Pour les tenants de la mouvance environnementaliste, chacun devrait faire ce qu’il peut (dans la mesure de ses moyens) lorsqu’il s’agit de mener une vie plus durable et écologique (la vertu environnementale). Nous aurions tous la responsabilité d’aider à protéger la planète avant qu’il ne soit trop tard. C’est un peu comme si l’humanité était la gardienne de la planète, et qu’elle devait remettre à leur place tous ces pollueurs qui dégradent les écosystèmes.

S’occuper de la planète et trouver des moyens de lutter contre le changement climatique sont des sujets qui font l’objet d’un débat permanent, mais l’action en faveur du climat occupe une place centrale en ce moment. Et cette position n’est ni triviale ni banale, car elle engage à la fois les individus et les institutions, ce qui implique que l’argent des contribuables sera largement mobilisé pour appliquer les propositions environnementalistes.

En attendant que les gouvernements investissent massivement pour éviter l’extinction de l’humanité et l’effondrement écologique, chacun a donc un rôle à jouer dans la protection de la planète, mais s’il est parfois difficile de savoir quoi faire au quotidien, au-delà du recyclage, pour aider à résoudre ce problème urgent. En ce sens, il se pourrait bien qu’un mode de vie sans déchets pourrait être le changement que tous doivent impérativement introduire dans leurs vies. C’est ce que suggère le concept de zéro-déchet.

Comme en toutes choses, les concepts possèdent cette propriété à être récupérés à des fins politiques. Par exemple, le mouvement Extinction Rebellion — un mouvement social international créé en 2018 visant à susciter un changement radical, par le biais d’actions directes et d’une résistance non violente, afin de limiter le réchauffement climatique et de minimiser le risque d’extinction de l’humanité et d’effondrement écologique —, qui fait essentiellement dans le catastrophisme et l’alarmisme, a manifesté pendant plus de 10 jours en avril 2019 au centre de Londres. Les grèves de jeunes à travers le monde, avec en tête d’affiche, Greta Thünberg — « Elle peut voir du gaz carbonique (CO2) à l’œil nu. Elle le voit sortir des cheminées et transformer l’atmosphère en dépotoir » affirme sa mère  dans son livre intitulé Scènes du cœur, notre vie pour le climat —, et le mouvement Black Lives Matter, qui proteste continuellement contre le racisme environnemental, semblent indiquer que ce problème ne va pas disparaître et qu’il faudra la participation de tous pour le résoudre.

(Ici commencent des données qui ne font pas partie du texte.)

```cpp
static int plan_begin(BatchPlan &pl, PlanImages &img, const PlanIn &in, const PlanOpts &o)
{
    if (!in.ch || in.nblocks < 1 || in.nblocks > 65535 || in.nch < 1 || in.nch > GPSBB_MAX_CHAN || in.nsamp < 1 ||
        !(in.delt > 0.0) || !std::isfinite(in.delt) || (in.flags & ~(GPSBB_CHAIN_CARRIER | GPSBB_FIXED_CARRIER)))
        return GPSBB_E_BADARG;
    const size_t nbc = (size_t)in.nblocks * in.nch;
    for (size_t k = 0; k < nbc; k++)
        if (!chan_ok(in.ch[k], in.delt, (in.flags & GPSBB_FIXED_CARRIER) != 0))
// ... 679 lines not shown
```

### pluto-gps-sim_amd/csrc/gpsbb_testhooks.h

```cpp
#ifndef GPSBB_TESTHOOKS_H
#define GPSBB_TESTHOOKS_H
#include <stdint.h>
#ifdef __cplusplus
extern "C" {
#endif

typedef struct gpsbb_test_row {
    int32_t n0;
    uint32_t nav;
    uint64_t xb;
    int64_t inc;
} gpsbb_test_row_t;

double gpsbb_test_carr_jump(double x, double s, long long n);
double gpsbb_test_code_jump(double x, double s, long long n, long long *wraps);
int gpsbb_test_build_rows(int kind, double x0, double s, unsigned nav0, int nsamp, gpsbb_test_row_t *rows,
                          int cap, double *x_end, unsigned *nav_end);
int gpsbb_test_build_rows_f64(int kind, double x0, double s, unsigned nav0, int nsamp, gpsbb_test_row_t *rows,
                              int cap, double *x_end, unsigned *nav_end);
unsigned long long gpsbb_test_row_bound(int kind, double s_abs, int nsamp);
double gpsbb_test_carr_predict(double x0, double s, int n);
double gpsbb_test_fixed_tile_index(unsigned ph0, int step, int t);

#define GPSBB_TEST_PLAN_NQ 38
struct gpsbb_chan;
int gpsbb_test_plan(const struct gpsbb_chan *ch, int nblocks, int nch, double delt, int nsamp, unsigned flags, const int opt[5],
                    int carry, const int *carry_prn, double *carry_phase, const int *fixed_prev_prn,
                    const uint32_t *fixed_prev_phase, unsigned long long out[GPSBB_TEST_PLAN_NQ]);
#define GPSBB_TEST_LAUNCH_NF 29
#define GPSBB_TEST_LAUNCH_KERNELS 16
#define GPSBB_TEST_LAUNCH_NQ (GPSBB_TEST_LAUNCH_NF + 1 + 5 * GPSBB_TEST_LAUNCH_KERNELS)
int gpsbb_test_launch_plan(const struct gpsbb_chan *ch, int nblocks, int nch, double delt, int nsamp, unsigned flags, const int opt[5],
                           int carry, const int *carry_prn, double *carry_phase, const int *fixed_prev_prn,
                           const uint32_t *fixed_prev_phase, int cus, int want_digest, int skip, long long out[GPSBB_TEST_LAUNCH_NQ]);
int gpsbb_test_push_side(const struct gpsbb_chan *ch, int nblocks, int nch, double delt, int nsamp, unsigned flags, const int opt[5],
                         int out[2]);
#define GPSBB_TEST_CHAIN_PLAN_PIECES 64
#define GPSBB_TEST_CHAIN_PLAN_NQ (4 + 4 * GPSBB_TEST_CHAIN_PLAN_PIECES)
int gpsbb_test_chain_plan(const struct gpsbb_chan *ch, int nblocks, int nch, double delt, int nsamp, int seed_where,
                          unsigned long long out[GPSBB_TEST_CHAIN_PLAN_NQ]);

#define GPSBB_TEST_ME_NQ 11
#define GPSBB_TEST_MEC_NQ 4
struct gpsbb_batch;
int gpsbb_test_model_err(struct gpsbb_batch *b, double *maxima, unsigned long long *counts, int *which);
unsigned long long gpsbb_test_despread_exact(struct gpsbb_batch *b);
float gpsbb_test_despread_ms(struct gpsbb_batch *b);
float gpsbb_test_acquire_ms(struct gpsbb *h);
float gpsbb_test_track_ms(struct gpsbb *h);
float gpsbb_test_fir_ms(struct gpsbb *h);
int gpsbb_test_fir_tile(void);
float gpsbb_test_psd_ms(struct gpsbb *h);
int gpsbb_test_psd_run(int log2n);
float gpsbb_test_exc_ms(struct gpsbb *h);
int gpsbb_test_exc_run(int log2n);
int gpsbb_test_exc_host(const gpsbb_exc_t *e, const int16_t *w, long nsamp, const int16_t *hist_in, int16_t *out, int16_t *hist_out,
                        uint64_t *clipped, uint64_t *excised, int64_t *peak);
float gpsbb_test_blank_ms(struct gpsbb *h);
int gpsbb_test_blank_tile(int *run);
void gpsbb_test_blank_nt(int on);
int gpsbb_test_blank_host(const gpsbb_blank_t *b, const int16_t *w, long nsamp, const int16_t *hist_in, int16_t *out, int16_t *hist_out,
                          uint64_t *blanked, uint64_t *triggers);
int gpsbb_test_state_log2(struct gpsbb_batch *b);
int gpsbb_test_state_log2_carr(struct gpsbb_batch *b);
void gpsbb_test_budgets(double out[3]);
void gpsbb_test_nav_sign(unsigned long long state_bits, int minus, int g, int e, int used, long long out[6]);
void gpsbb_test_live(long long out[3]);

#ifdef __cplusplus
}
#endif
#endif
```

### pluto-gps-sim_amd/csrc/gpsbb_walk.hip.h

```cpp
#ifndef GPSBB_WALK_HIP_H
#define GPSBB_WALK_HIP_H

#include "gpsbb_kernels.hip.h"

namespace gpsbb_impl {

#ifndef GPSBB_WALK_WG
#define GPSBB_WALK_WG 64
#endif
constexpr int WALK_ROW_MAX = 4 * TILE - 1;

struct WalkRow {
    int32_t n0;
    uint32_t nav;
    double x;
};
static_assert(sizeof(WalkRow) == 16 && sizeof(WalkRow) <= sizeof(SynRow), "rows of the walk live in the SynRow pool");

__device__ __forceinline__ double walk_row_step(double x, double s)
{
    const uint32_t hi = (uint32_t)__double2hiint(x);
    const double C = __hiloint2double((int)((hi & 0xfff00000u) | 0x80000u), 0);
    return add_rn(add_rn(s, C), -C);
}

template <int KIND>
struct WalkLane {
    double x, s;
    int32_t n;
    uint32_t nav;
    uint32_t bits;
    const uint32_t *dwrd;
    WalkRow *rows;
    uint32_t cap, cnt;
    bool active;
    bool stuck;
    ChainAux *aux;
    int32_t ncross;
    int32_t prev_ex;
    double prev_x1;
    bool prev_wrapped;
    bool prev_tie;
    bool tie_done;
    bool wrap_seen;
    double margin;
    uint32_t hz512;
};

__device__ __forceinline__ uint32_t walk_dbits(const uint32_t *dwrd, uint32_t nav, uint32_t cur)
{
    const uint32_t nav1 = nav_advance(nav);
    const uint32_t nxt = nav_icode(nav1) == 0 ? (nav_bit(dwrd, nav1) < 0 ? 2u : 0u) : (cur ? 2u : 0u);
    return (cur ? 1u : 0u) | nxt;
}

__device__ __forceinline__ int walk_tie_d(uint64_t sb)
{
    const uint64_t Ms = (sb & F64_MANT) | F64_HID;
    return __builtin_ctzll(Ms) + 1;
}
__device__ __forceinline__ uint64_t walk_tiemask(uint64_t sb)
{
    const int d = walk_tie_d(sb);
    return d >= 2 && d <= 50 ? 1ull << d : 0ull;
}

template <int KIND, bool SNEG, bool TRACK, bool STORE = true>
__device__ __forceinline__ void walk_lockstep(WalkLane<KIND> &w, int nsamp, unsigned long long *hz, uint32_t *status)
{
    constexpr int TOPEX = KIND == NCO_CARR ? 1023 : 1023 + 10;
    const double s = w.s;
    const uint64_t sb = f64_bits(s);
    const int es = (int)((sb >> 52) & 0x7ff);
    const bool generic = es < 123;
    const uint64_t tiemask = generic ? 0ull : walk_tiemask(sb);
    const bool any_tie = __ballot(w.active && tiemask != 0ull) != 0ull;
    const bool ttf = TRACK && SNEG && KIND == NCO_CARR && !generic && walk_tie_d(sb) == 1022 - es;
    while (__ballot(w.active)) {
        const double x = w.x;
        const uint32_t hi = (uint32_t)__double2hiint(x);
        const int ex = (int)(hi >> 20);
        const int d = ex - es;
        const bool weird = (unsigned)(ex - 1) >= (unsigned)(TOPEX - 1);
        const bool rare = w.active && (w.stuck || (!weird && (generic || d > 50)));
        bool expl = weird || d < 2;
        const bool first_wrap_row = TRACK && KIND == NCO_CARR && w.active && w.prev_wrapped && !w.wrap_seen;
        if (TRACK && SNEG)
            expl |= ttf && first_wrap_row;
        if (any_tie)
            expl |= ((tiemask >> (d & 63)) & 1ull) != 0ull && (__double2loint(x) & 1);
        const double C = __hiloint2double((int)((hi & 0xfff00000u) | 0x80000u), 0);
        double S = add_rn(add_rn(s, C), -C);
        double room;
        if (!SNEG) {
            double lim = __hiloint2double((int)(hi | 0xfffffu), -1);
            if (KIND == NCO_CODE)
                lim = ex == 1023 + 9 ? 0x1.ff7ffffffffffp+9  : lim;
            room = add_rn(lim, -x);
        } else {
            room = add_rn(x, -__hiloint2double((int)(hi & 0xfff00000u), 1));
        }
        const double Sa = SNEG ? -S : S;
        const double kq = fmin(room * __builtin_amdgcn_rcp(Sa), 4096.0);
        int ki = (int)kq;
        const double rem = __fma_rn(-(double)ki, Sa, room);
        ki += (rem < 0.0 ? -1 : 0) + (rem >= Sa ? 1 : 0);
        const int kleft = nsamp - w.n;
        const int kcap = kleft < WALK_ROW_MAX ? kleft : WALK_ROW_MAX;
        int k = (expl || !(room >= Sa)) ? 0 : (ki < kcap ? ki : kcap);
        double x1 = __fma_rn((double)k, S, x);
        if (TRACK) {
            const double lo = __hiloint2double((int)(hi & 0xfff00000u), 0);
            const double dl = add_rn(SNEG ? x1 : x, -lo), dh = add_rn(add_rn(lo, lo), -(SNEG ? x : x1));
            w.margin = w.active ? fmin(w.margin, (weird || rare) ? 0.0 : fmin(dl, dh)) : w.margin;
            if (KIND == NCO_CARR) {
                const bool cross = w.active && ((!w.wrap_seen && (ex > w.prev_ex || w.prev_wrapped)) || (w.prev_tie && !w.tie_done));
                if (__builtin_expect(__ballot(cross) != 0ull, 0)) {
                    if (cross && w.prev_tie) {
                        atomicAdd(hz + 5, 1ull);
                        w.tie_done = w.wrap_seen;
                    }
                    if (cross) {
                        if (w.ncross >= 0 && w.ncross < CHAIN_MAX_CROSS) {
                            w.aux->cross[w.ncross] = w.n;
                            w.aux->pre[w.ncross] = w.prev_x1;
                            w.aux->post[w.ncross] = x;
                            w.ncross++;
                        } else {
                            w.ncross = -1;
                        }
                        if (w.prev_wrapped && !w.wrap_seen) {
                            w.aux->wrap_row = w.n;
                            w.aux->wrap_x = x;
                        }
                        w.wrap_seen = w.wrap_seen || w.prev_wrapped;
                    }
                }
                w.prev_ex = w.active ? ex : w.prev_ex;
            }
        }
        if (__builtin_expect(__ballot(rare || (w.active && weird)) != 0ull, 0)) {
            if (KIND == NCO_CARR && w.active && ex >= TOPEX && !(hi >> 31))
                w.hz512++;
            if (rare && w.stuck) {
                k = kcap;
                S = 0.0;
                x1 = x;
            } else if (rare) {
                int64_t inc;
                const uint64_t xb = f64_bits(x);
                k = (int)regular_run<KIND>(xb, sb, (int64_t)kcap, inc);
                S = step_of_inc(xb, inc);
                x1 = bits_f64(xb + (uint64_t)((int64_t)k * inc));
            }
        }
        const bool keeps = w.n == 0 || ((uint32_t)(w.n + k) / (uint32_t)TILE) != ((uint32_t)(w.n - 1) / (uint32_t)TILE);
        if (STORE && w.active && keeps) {
            if (w.cnt < w.cap) {
                WalkRow row;
                row.n0 = w.n;
                row.nav = w.bits;
                row.x = x;
                w.rows[w.cnt] = row;
            } else {
                atomicOr(status, ST_ROW_OVERFLOW);
            }
            w.cnt++;
        }
        const int n1 = w.n + k;
        const bool step = w.active && n1 < nsamp;
        double x2 = add_rn(x1, s);
        bool wrapped, tie = false;
        if (KIND == NCO_CARR) {
            wrapped = SNEG ? x2 < 0.0 : x2 >= 1.0;
            const double xw = add_rn(x2, SNEG ? 1.0 : -1.0);
            if (SNEG && TRACK)
                tie = (wrapped && fabs(add_rn(add_rn(xw, -1.0), -x2)) == 0x1p-54) || (ttf && first_wrap_row);
            if (!SNEG && TRACK)
                tie = wrapped && fabs(add_rn(add_rn(x2, -x1), -s)) == 0x1p-53;
#ifdef GPSBB_EXP_NOTIE
            tie = false;
#endif
            x2 = wrapped ? xw : x2;
        } else {
            wrapped = x2 >= 1023.0;
            x2 = wrapped ? add_rn(x2, -1023.0) : x2;
            if (__ballot(step && wrapped)) {
                if (step && wrapped) {
                    w.nav = nav_advance(w.nav);
                    uint32_t cur = w.bits & 1u;
                    if (nav_icode(w.nav) == 0) {
                        if (nav_iword(w.nav) >= GPSBB_N_DWRD)
                            atomicAdd(hz + 1, 1ull);
                        cur = nav_bit(w.dwrd, w.nav) < 0 ? 1u : 0u;
                    }
                    w.bits = walk_dbits(w.dwrd, w.nav, cur);
                }
            }
        }
        if (__builtin_expect(__ballot(rare || (w.active && weird)) != 0ull, 0))
            w.stuck = (rare || weird) && step && !wrapped && f64_bits(x2) == f64_bits(x1);
        w.x = step ? x2 : (w.active ? x1 : w.x);
        w.n = step ? n1 + 1 : (w.active ? n1 : w.n);
        if (KIND == NCO_CARR && TRACK) {
            w.prev_wrapped = w.active ? (step && wrapped) : w.prev_wrapped;
            w.prev_tie = w.active ? (step && tie) : w.prev_tie;
            const bool last_cross = step && !(w.n < nsamp) &&
                                    ((!w.wrap_seen && (wrapped || (int)((uint32_t)__double2hiint(x2) >> 20) > ex)) || (tie && !w.tie_done));
            if (__builtin_expect(__ballot(last_cross) != 0ull, 0)) {
                if (last_cross) {
                    if (w.ncross >= 0 && w.ncross < CHAIN_MAX_CROSS) {
                        w.aux->cross[w.ncross] = nsamp;
                        w.aux->pre[w.ncross] = x1;
                        w.aux->post[w.ncross] = x2;
                        w.ncross++;
                    } else {
                        w.ncross = -1;
                    }
                }
            }
            w.prev_x1 = w.active ? x1 : w.prev_x1;
        }
        w.active = step && w.n < nsamp;
    }
}
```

À cette enseigne, selon le National Geographic, 40 % de tout le plastique produit est un emballage qui n’est utilisé qu’une seule fois puis jeté, et 18 milliards de livres de déchets plastiques sont déversés dans les océans chaque année. Et comme la BBC rapporte que 8 300 millions de tonnes de plastique ont été produites au total, la moitié de ce plastique a été fabriqué au cours des 13 dernières années et, de tous les plastiques qui ont été jetés, seulement 9 % environ ont été recyclés, il est donc impératif de recycler, chacun à son échelle.

La calamythologie

Pour le chercheur André Desrochers, du Département des sciences du bois et de la forêt de l’Université Laval, « un autre écueil à l’essor du mouvement environnementaliste est cette obsession à présenter la planète comme un bac rempli d’ordures en putréfaction, prêtant le flanc à toutes sortes de calamités. Je suis las de ces médias qui se complaisent à présenter la planète comme un malade en phase terminale (« il est minuit moins cinq », tout en se gardant bien sûr un petit « mais il n’est pas trop tard pour agir »). Comme plusieurs environnementalistes et citoyens ordinaires, j’ai longtemps pensé que nous courrions à notre perte à la vitesse grand V. Mais je suis de plus en plus surpris de voir cette planète se moquer de nos scénarios catastrophistes. Lire les manchettes fatalistes des quotidiens des années 70 à ce sujet ou encore le toujours divertissant Paul « la fin du monde » Ehrlich est éclairant. Je ne suis pas seul, de nombreuses personnes qui se sont penchées sur les problèmes environnementaux pendant des années arrivent au même constat : la fin du monde tarde à se pointer. Crier au loup sans cesse, voilà une autre cause de la profonde indifférence de la population envers les environnementalistes. »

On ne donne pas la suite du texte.